START Listed records

template <int CH, bool RE = false>
__global__ __launch_bounds__(256, CH == 128 ? XF_FFN_MIN_WAVES : 3) void ffn_fwd_fused_kernel(const FfnFwdArgs f_in) {
  FfnFwdArgs f = f_in;
  XF_CHAIN_PRIO();
  f.e.drop = xf_drop_resolve(f.e.drop);
  constexpr int H = 128, LDH = H + 8, LDC = CH + 8, BM = 64;
  constexpr int NJ = CH / 64;
  constexpr int W_ELEMS = CH * LDH > H * LDC ? CH * LDH : H * LDC;
  __shared__ __attribute__((aligned(16))) __bf16 sG[BM * LDC];
  __shared__ __attribute__((aligned(16))) __bf16 sW[W_ELEMS];
  __shared__ float sB1[1024];
  static_assert(W_ELEMS >= BM * LDH, "the x tile is staged through sW");
  static_assert(W_ELEMS * 2 >= 4 * 16 * 68 * 4 + 128 * 4, "the LayerNorm epilogue's scratch aliases sW");
  using FR = Frag<PrecBF16, false>;
  const int lane = threadIdx.x & 63, wid = threadIdx.x >> 6, tid = threadIdx.x;
  const int wr = wid >> 1, wc = wid & 1;
  const TileIdx tix = tile_of(1, f.e.nt_m, 1);
  if (!tix.valid) return;
  const int64_t m0 = xf_tile_rows(f.e, tix.m, BM);
  const int64_t M = f.e.M;
  const int I = f.I, nchunk = I / CH;
#ifdef XF_FFN_STAMP
  const bool stamp_on = f.stamps && threadIdx.x == 0;
  unsigned long long* st_buf = f.stamps + (int64_t)blockIdx.x * 64;
#endif
  XF_STAMP(0);

  WeightChunk<CH> wa, wb;
  constexpr int PC = CH / 8;

  {
    uint4 xr[4];
#pragma unroll
    for (int i = 0; i < 4; ++i) {
      const int p = tid + i * 256, row = p >> 4, ch = p & 15;
      xr[i] = make_uint4(0u, 0u, 0u, 0u);
      if (m0 + row < M) xr[i] = *reinterpret_cast<const uint4*>(f.X + (m0 + row) * H + ch * 8);
    }
    wa.load_w1(f.W1, 0, tid);
    wb.load_w2(f.W2, I, 0, tid);
    for (int i = tid; i < I; i += 256) sB1[i] = f.b1[i];
#pragma unroll
    for (int i = 0; i < 4; ++i) {
      const int p = tid + i * 256, row = p >> 4, ch = p & 15;
      *reinterpret_cast<uint4*>(sW + row * LDH + ch * 8) = xr[i];
    }
  }
  __syncthreads();
  bf16x8 xa[H / 16];
#pragma unroll
  for (int ks = 0; ks < H / 16; ++ks) xa[ks] = FR::get(sW, LDH, wr * 32, ks * 16);
  XF_STAMP(1);

  f32x16 accy[2];
#pragma unroll
  for (int j = 0; j < 2; ++j)
#pragma unroll
    for (int r = 0; r < 16; ++r) accy[j][r] = 0.f;

  for (int c = 0; c < nchunk; ++c) {
    XF_LOOP_BARRIER();
    if (c < 2) XF_STAMP(2 + 6 * c);
    wa.commit_w1(sW, tid);
    XF_LOOP_BARRIER();
    if (c < 2) XF_STAMP(3 + 6 * c);
    if (c + 1 < nchunk) wa.load_w1(f.W1, c + 1, tid);
    f32x16 accu[NJ];
#pragma unroll
    for (int j = 0; j < NJ; ++j)
#pragma unroll
      for (int r = 0; r < 16; ++r) accu[j][r] = 0.f;
    {
      bf16x8 fb[2][NJ];
#pragma unroll
      for (int j = 0; j < NJ; ++j) fb[0][j] = FR::get(sW, LDH, wc * (CH / 2) + j * 32, 0);
#pragma unroll
      for (int ks = 0; ks < H / 16; ++ks) {
        if (ks + 1 < H / 16) {
#pragma unroll
          for (int j = 0; j < NJ; ++j) fb[(ks + 1) & 1][j] = FR::get(sW, LDH, wc * (CH / 2) + j * 32, (ks + 1) * 16);
        }
#pragma unroll
        for (int j = 0; j < NJ; ++j) accu[j] = xf_mma(xa[ks], fb[ks & 1][j], accu[j]);
      }
    }
#pragma unroll
    for (int j = 0; j < NJ; ++j) {
      const int col = wc * (CH / 2) + j * 32 + (lane & 31);
      const float b = sB1[c * CH + col];
#pragma unroll
      for (int r = 0; r < 16; ++r) sG[(wr * 32 + xf_acc_row(r, lane)) * LDC + col] = (__bf16)(accu[j][r] + b);
    }
    if (c < 2) XF_STAMP(4 + 6 * c);
    XF_LOOP_BARRIER();
    if (c < 2) XF_STAMP(5 + 6 * c);
#pragma unroll
    for (int i = 0; i < BM * PC / 256; ++i) {
      const int p = tid + i * 256, row = p / PC, ch = p % PC;
      float4* cell = reinterpret_cast<float4*>(sG + row * LDC + ch * 8);
      const float4 u8 = *cell;
      const float4 g8 = xf_gelu_bf16x8(u8);
      if (m0 + row < M) {
        if (f.U) *reinterpret_cast<float4*>(f.U + (m0 + row) * I + c * CH + ch * 8) = u8;
        if (f.G) *reinterpret_cast<float4*>(f.G + (m0 + row) * I + c * CH + ch * 8) = g8;
      }
      *cell = g8;
    }
    wb.commit_w2(sW, tid);
    if (c < 2) XF_STAMP(6 + 6 * c);
    XF_LOOP_BARRIER();
    if (c < 2) XF_STAMP(7 + 6 * c);
    if (c + 1 < nchunk) wb.load_w2(f.W2, I, c + 1, tid);
#pragma unroll
    for (int ks = 0; ks < CH / 16; ++ks) {
      const bf16x8 fa = FR::get(sG, LDC, wr * 32, ks * 16);
      bf16x8 fb[2];
#pragma unroll
      for (int j = 0; j < 2; ++j) fb[j] = FR::get(sW, LDC, wc * 64 + j * 32, ks * 16);
#pragma unroll
      for (int j = 0; j < 2; ++j) accy[j] = xf_mma(fa, fb[j], accy[j]);
    }
  }
  XF_STAMP(14);
  __syncthreads();
  XF_STAMP(15);
  epi_drop_res_ln_64x128<RE ? 1 : 0>(accy, reinterpret_cast<unsigned char*>(sW), f.e, m0, wid, lane);
  XF_STAMP(16);
}

struct FfnBwdArgs {
  const __bf16* DY;
  const __bf16* W2;
  const __bf16* U;
  const __bf16* W1;
  __bf16* DI;
  int I;
  GemmArgs e;
};

template <bool RING>
__global__ __launch_bounds__(256, 3) void ffn_bwd_dx_fused_kernel(const FfnBwdArgs f_in) {
  FfnBwdArgs f = f_in;
  XF_CHAIN_PRIO();
  f.e.drop = xf_drop_resolve(f.e.drop); f.e.drop2 = xf_drop_resolve(f.e.drop2);
  constexpr int H = 128, BM = 64, CH = 64, LDH = H + 8, LDC = CH + 8;
  constexpr int LDF = CH + 4;
  constexpr int EPI_BYTES = (4 * 16 * 68 + 2 * 2 * 2 * 16 * 2 + 2 * 3 * 128) * 4;
  using FN = Frag<PrecBF16, false>;
  using FT = Frag<PrecBF16, true>;
  const int lane = threadIdx.x & 63, wid = threadIdx.x >> 6, tid = threadIdx.x;
  const int wr = wid >> 1, wc = wid & 1;
  const TileIdx tix = tile_of(1, f.e.nt_m, 1);
  if (!tix.valid) return;
  const int64_t m0 = xf_tile_rows(f.e, tix.m, BM);
  const int64_t M = f.e.M;
  const int I = f.I, nchunk = I / CH;

  bf16x8 ur[2];
  auto load_u = [&](int c) {
    xf_static_for<2>([&](auto ic) {
      constexpr int i = decltype(ic)::value;
      const int p = tid + i * 256, row = p >> 3, ch = p & 7;
      bf16x8 z;
#pragma unroll
      for (int e = 0; e < 8; ++e) z[e] = (__bf16)0.f;
      if (m0 + row < M) z = *reinterpret_cast<const bf16x8*>(f.U + (m0 + row) * I + c * CH + ch * 8);
      ur[i] = z;
    });
  };
  auto di_piece = [&](const float* sF, const int i) {
    const int p = tid + i * 256, row = p >> 3, ch = p & 7;
    const float4 g0 = *reinterpret_cast<const float4*>(sF + row * LDF + ch * 8);
    const float4 g1 = *reinterpret_cast<const float4*>(sF + row * LDF + ch * 8 + 4);
    const bf16x8 u8 = ur[i];
    bf16x8 d8;
    d8[0] = (__bf16)(g0.x * xf_gelu_grad((float)u8[0])); d8[1] = (__bf16)(g0.y * xf_gelu_grad((float)u8[1]));
    d8[2] = (__bf16)(g0.z * xf_gelu_grad((float)u8[2])); d8[3] = (__bf16)(g0.w * xf_gelu_grad((float)u8[3]));
    d8[4] = (__bf16)(g1.x * xf_gelu_grad((float)u8[4])); d8[5] = (__bf16)(g1.y * xf_gelu_grad((float)u8[5]));
    d8[6] = (__bf16)(g1.z * xf_gelu_grad((float)u8[6])); d8[7] = (__bf16)(g1.w * xf_gelu_grad((float)u8[7]));
    return d8;
  };
  auto store_dg = [&](float* sF, const f32x16& accg) {
    const int col = wc * 32 + (lane & 31);
#pragma unroll
    for (int r = 0; r < 16; ++r) sF[(wr * 32 + xf_acc_row(r, lane)) * LDF + col] = accg[r];
  };

  f32x16 accx[2];
#pragma unroll
  for (int j = 0; j < 2; ++j)
#pragma unroll
    for (int r = 0; r < 16; ++r) accx[j][r] = 0.f;

  if constexpr (RING) {
    constexpr int F_BYTES = BM * LDF * 4, G_BYTES = BM * LDC * 2, W2_BYTES = H * CH * 2, W1_BYTES = CH * H * 2;
    __shared__ __attribute__((aligned(16))) unsigned char smem[F_BYTES + G_BYTES + W1_BYTES];
    static_assert(W2_BYTES <= F_BYTES, "the W2 chunk image lands in sF's bytes");
    static_assert(BM * LDH * 2 <= G_BYTES + W1_BYTES, "the dy tile is staged over sG and the W1 image");
    static_assert(EPI_BYTES <= F_BYTES + G_BYTES, "the epilogue's scratch aliases sF and sG");
    static_assert(F_BYTES % 1024 == 0 && G_BYTES % 1024 == 0, "DMA targets on 1-KiB instruction boundaries");
    float* const sF = reinterpret_cast<float*>(smem);
    __bf16* const sW2 = reinterpret_cast<__bf16*>(smem);
    __bf16* const sG = reinterpret_cast<__bf16*>(smem + F_BYTES);
    __bf16* const sW1 = reinterpret_cast<__bf16*>(smem + F_BYTES + G_BYTES);
    __bf16* const sY = sG;
    using I2 = SwzImg<CH>;
    using I1 = SwzImg<H>;
    const int w = __builtin_amdgcn_readfirstlane(wid);
    auto issue_w2 = [&](int c) {
      xf_static_for<4>([&](auto jc) {
// ... 366 lines not shown
  }();
  int64_t want = (1024 + tiles - 1) / tiles;
  if (want > max_split) want = max_split;
  if (want < 1) want = 1;
  int64_t chunk = (M + want - 1) / want;
  chunk = ((chunk + 127) / 128) * 128;
  if (M >= 4096 && chunk < 256) chunk = 256;
  if (chunk < 64) chunk = 64;
  *k_chunk = (int)chunk;
  return (int)((M + chunk - 1) / chunk);
}
int dw_split_bound(int64_t M, int N, int K) {
  int k_chunk;
  const int64_t tiles = ((N + 63) / 64) * ((K + 63) / 64);
  int64_t want = (1024 + tiles - 1) / tiles;
  if (want > 256) want = 256;
  const int64_t by_rows = (M + 127) / 128;
  const int64_t bound = by_rows < want ? by_rows : want;
  const int plan = dw_split_plan(M, N, K, &k_chunk);
  return bound > plan ? (int)bound : plan;
}

int set_ln_residual(GemmArgs& g, const float* residual, const XfLnResidual* res, XfSeed seed) {
  if ((residual != nullptr) == (res != nullptr)) return XFMR_EINVAL;
  g.R = residual;
  if (!res) return xf_aligned16(residual) ? XFMR_OK : XFMR_EALIGN;
  if (!res->pre || !res->mean || !res->rstd || !res->gamma || !res->beta) return XFMR_EINVAL;
  if (!xf_aligned16(res->pre) || !xf_aligned16(res->gamma) || !xf_aligned16(res->beta)) return XFMR_EALIGN;
  g.rp_pre = res->pre; g.rp_mean = res->mean; g.rp_rstd = res->rstd; g.rp_gamma = res->gamma; g.rp_beta = res->beta;
  g.rp_drop = xf_make_dropout(res->dropout_p, seed, res->site);
  return XFMR_OK;
}

int linear_ln_fwd(const void* x, const float* w, const float* bias, float* pre, int64_t M, int32_t N, int32_t K,
                  const float* residual, const XfLnResidual* res, float dropout_p, XfSeed seed, uint32_t site,
                  const float* gamma, const float* beta, float eps, float* y, void* y16, float* mean, float* rstd,
                  int32_t precision, uint32_t s16, hipStream_t st) {
  if (!x || !w || !pre || !gamma || !beta || (!y && !y16) || !mean || !rstd || M <= 0 || K <= 0) return XFMR_EINVAL;
  if (N != 128 || (K & 7)) return XFMR_EUNSUPPORTED;
  if (precision != XFMR_PREC_BF16) return XFMR_EUNSUPPORTED;
  if (!xf_aligned16(x) || !xf_aligned16(w) || !xf_aligned16(pre) || (y && !xf_aligned16(y))) return XFMR_EALIGN;
  GemmArgs g{};
  g.A = x; g.B = w; g.C = pre; g.lda = K; g.ldb = K; g.ldc = N; g.M = M; g.N = N; g.K = K; g.k_chunk = 0;
  g.bias = bias; g.s16 = s16 & (XF_S16_A | XF_S16_B);
  if (const int rc = set_ln_residual(g, residual, res, seed)) return rc;
  g.drop = xf_make_dropout(dropout_p, seed, site);
  g.ln_gamma = gamma; g.ln_beta = beta; g.ln_eps = eps; g.Y = y; g.Y16 = y16; g.ln_mean = mean; g.ln_rstd = rstd;
  if (!res) return dispatch_gemm<false, false, EPI_DROP_RES_LN, XF_S16_A, (XF_S16_A | XF_S16_B)>(g, 1, precision, st);
  if (g.s16 != (XF_S16_A | XF_S16_B)) return XFMR_EUNSUPPORTED;
  if (g.rp_drop.on) return launch_gemm<PrecBF16, false, false, EPI_DROP_RES_LN_RED, (XF_S16_A | XF_S16_B)>(g, 1, st);
  return launch_gemm<PrecBF16, false, false, EPI_DROP_RES_LN_RE, (XF_S16_A | XF_S16_B)>(g, 1, st);
}

int ffn_fwd_fused(const void* x16, const void* w1_16, const float* b1, const void* w2_16, const float* b2, void* u16,
                  void* g16, float* pre, int64_t M, int32_t H, int32_t I, const float* residual, const XfLnResidual* res,
                  float dropout_p, XfSeed seed, uint32_t site, const float* gamma, const float* beta, float eps, float* y,
                  void* y16, float* mean, float* rstd, hipStream_t st) {
  if (!x16 || !w1_16 || !b1 || !w2_16 || !pre || !gamma || !beta || (!y && !y16) || !mean || !rstd || M <= 0)
    return XFMR_EINVAL;
  if (H != 128 || I <= 0 || (I % 128) || I > 1024) return XFMR_EUNSUPPORTED;
  if (res && res->dropout_p > 0.f) return XFMR_EUNSUPPORTED;
  if (!xf_aligned16(x16) || !xf_aligned16(w1_16) || !xf_aligned16(w2_16) || !xf_aligned16(pre) ||
      (y && !xf_aligned16(y)) || (u16 && !xf_aligned16(u16)) || (g16 && !xf_aligned16(g16)) || (y16 && !xf_aligned16(y16)) || !xf_aligned16(b1) ||
      (b2 && !xf_aligned16(b2)) || !xf_aligned16(gamma) || !xf_aligned16(beta))
    return XFMR_EALIGN;
  FfnFwdArgs f{};
  f.X = (const __bf16*)x16; f.W1 = (const __bf16*)w1_16; f.b1 = b1; f.W2 = (const __bf16*)w2_16; f.U = (__bf16*)u16; f.G = (__bf16*)g16;
  f.I = I;
#ifdef XF_FFN_STAMP
  if (const char* e = getenv("XFMR_FFN_STAMPS")) f.stamps = (unsigned long long*)strtoull(e, nullptr, 0);
#endif
  GemmArgs& g = f.e;
  g.C = pre; g.ldc = H; g.M = M; g.N = H; g.K = I; g.bias = b2;
  if (const int rc = set_ln_residual(g, residual, res, seed)) return rc;
  g.drop = xf_make_dropout(dropout_p, seed, site);
  g.ln_gamma = gamma; g.ln_beta = beta; g.ln_eps = eps; g.Y = y; g.Y16 = y16; g.ln_mean = mean; g.ln_rstd = rstd;
  g.nt_n = 1; g.nt_z = 1;
  xf_plan_row_tiles(g, 64);
  const int64_t groups = (g.nt_m + 7) / 8;
  if (groups * 8 > 0x7fffffffll) return XFMR_EUNSUPPORTED;
  const char* ce = getenv("XFMR_FFN_CHUNK");
  const int chunk = ce ? atoi(ce) : 64;
  const dim3 grid((unsigned)(groups * 8));
  if (chunk == 64 && res) hipLaunchKernelGGL((ffn_fwd_fused_kernel<64, true>), grid, dim3(256), 0, st, f);
  else if (chunk == 64) hipLaunchKernelGGL((ffn_fwd_fused_kernel<64, false>), grid, dim3(256), 0, st, f);
  else if (res) hipLaunchKernelGGL((ffn_fwd_fused_kernel<128, true>), grid, dim3(256), 0, st, f);
  else hipLaunchKernelGGL((ffn_fwd_fused_kernel<128, false>), grid, dim3(256), 0, st, f);
  XF_LAUNCH_CHECK();
  return XFMR_OK;
}

}


extern "C" {

int xf_dw_split_plan(int64_t M, int32_t N, int32_t K, int* k_chunk) { return dw_split_plan(M, N, K, k_chunk); }

int xf_rowsum(float* dst, const float* src, int64_t rows, int64_t cols, hipStream_t st) {
  return launch_rowsum(dst, src, rows, cols, rows, st);
}

int xf_ln_row_tiles(int64_t M) {
  GemmArgs g{};
  g.M = M;
  xf_plan_row_tiles(g, 64);
  return g.nt_m;
}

END Listed records

- [Brief]:
Report every line of the data above that contains the string "GemmArgs" by copying it in full.

- [Response]:
  GemmArgs e;
int set_ln_residual(GemmArgs& g, const float* residual, const XfLnResidual* res, XfSeed seed) {
  GemmArgs g{};
  GemmArgs& g = f.e;
  GemmArgs g{};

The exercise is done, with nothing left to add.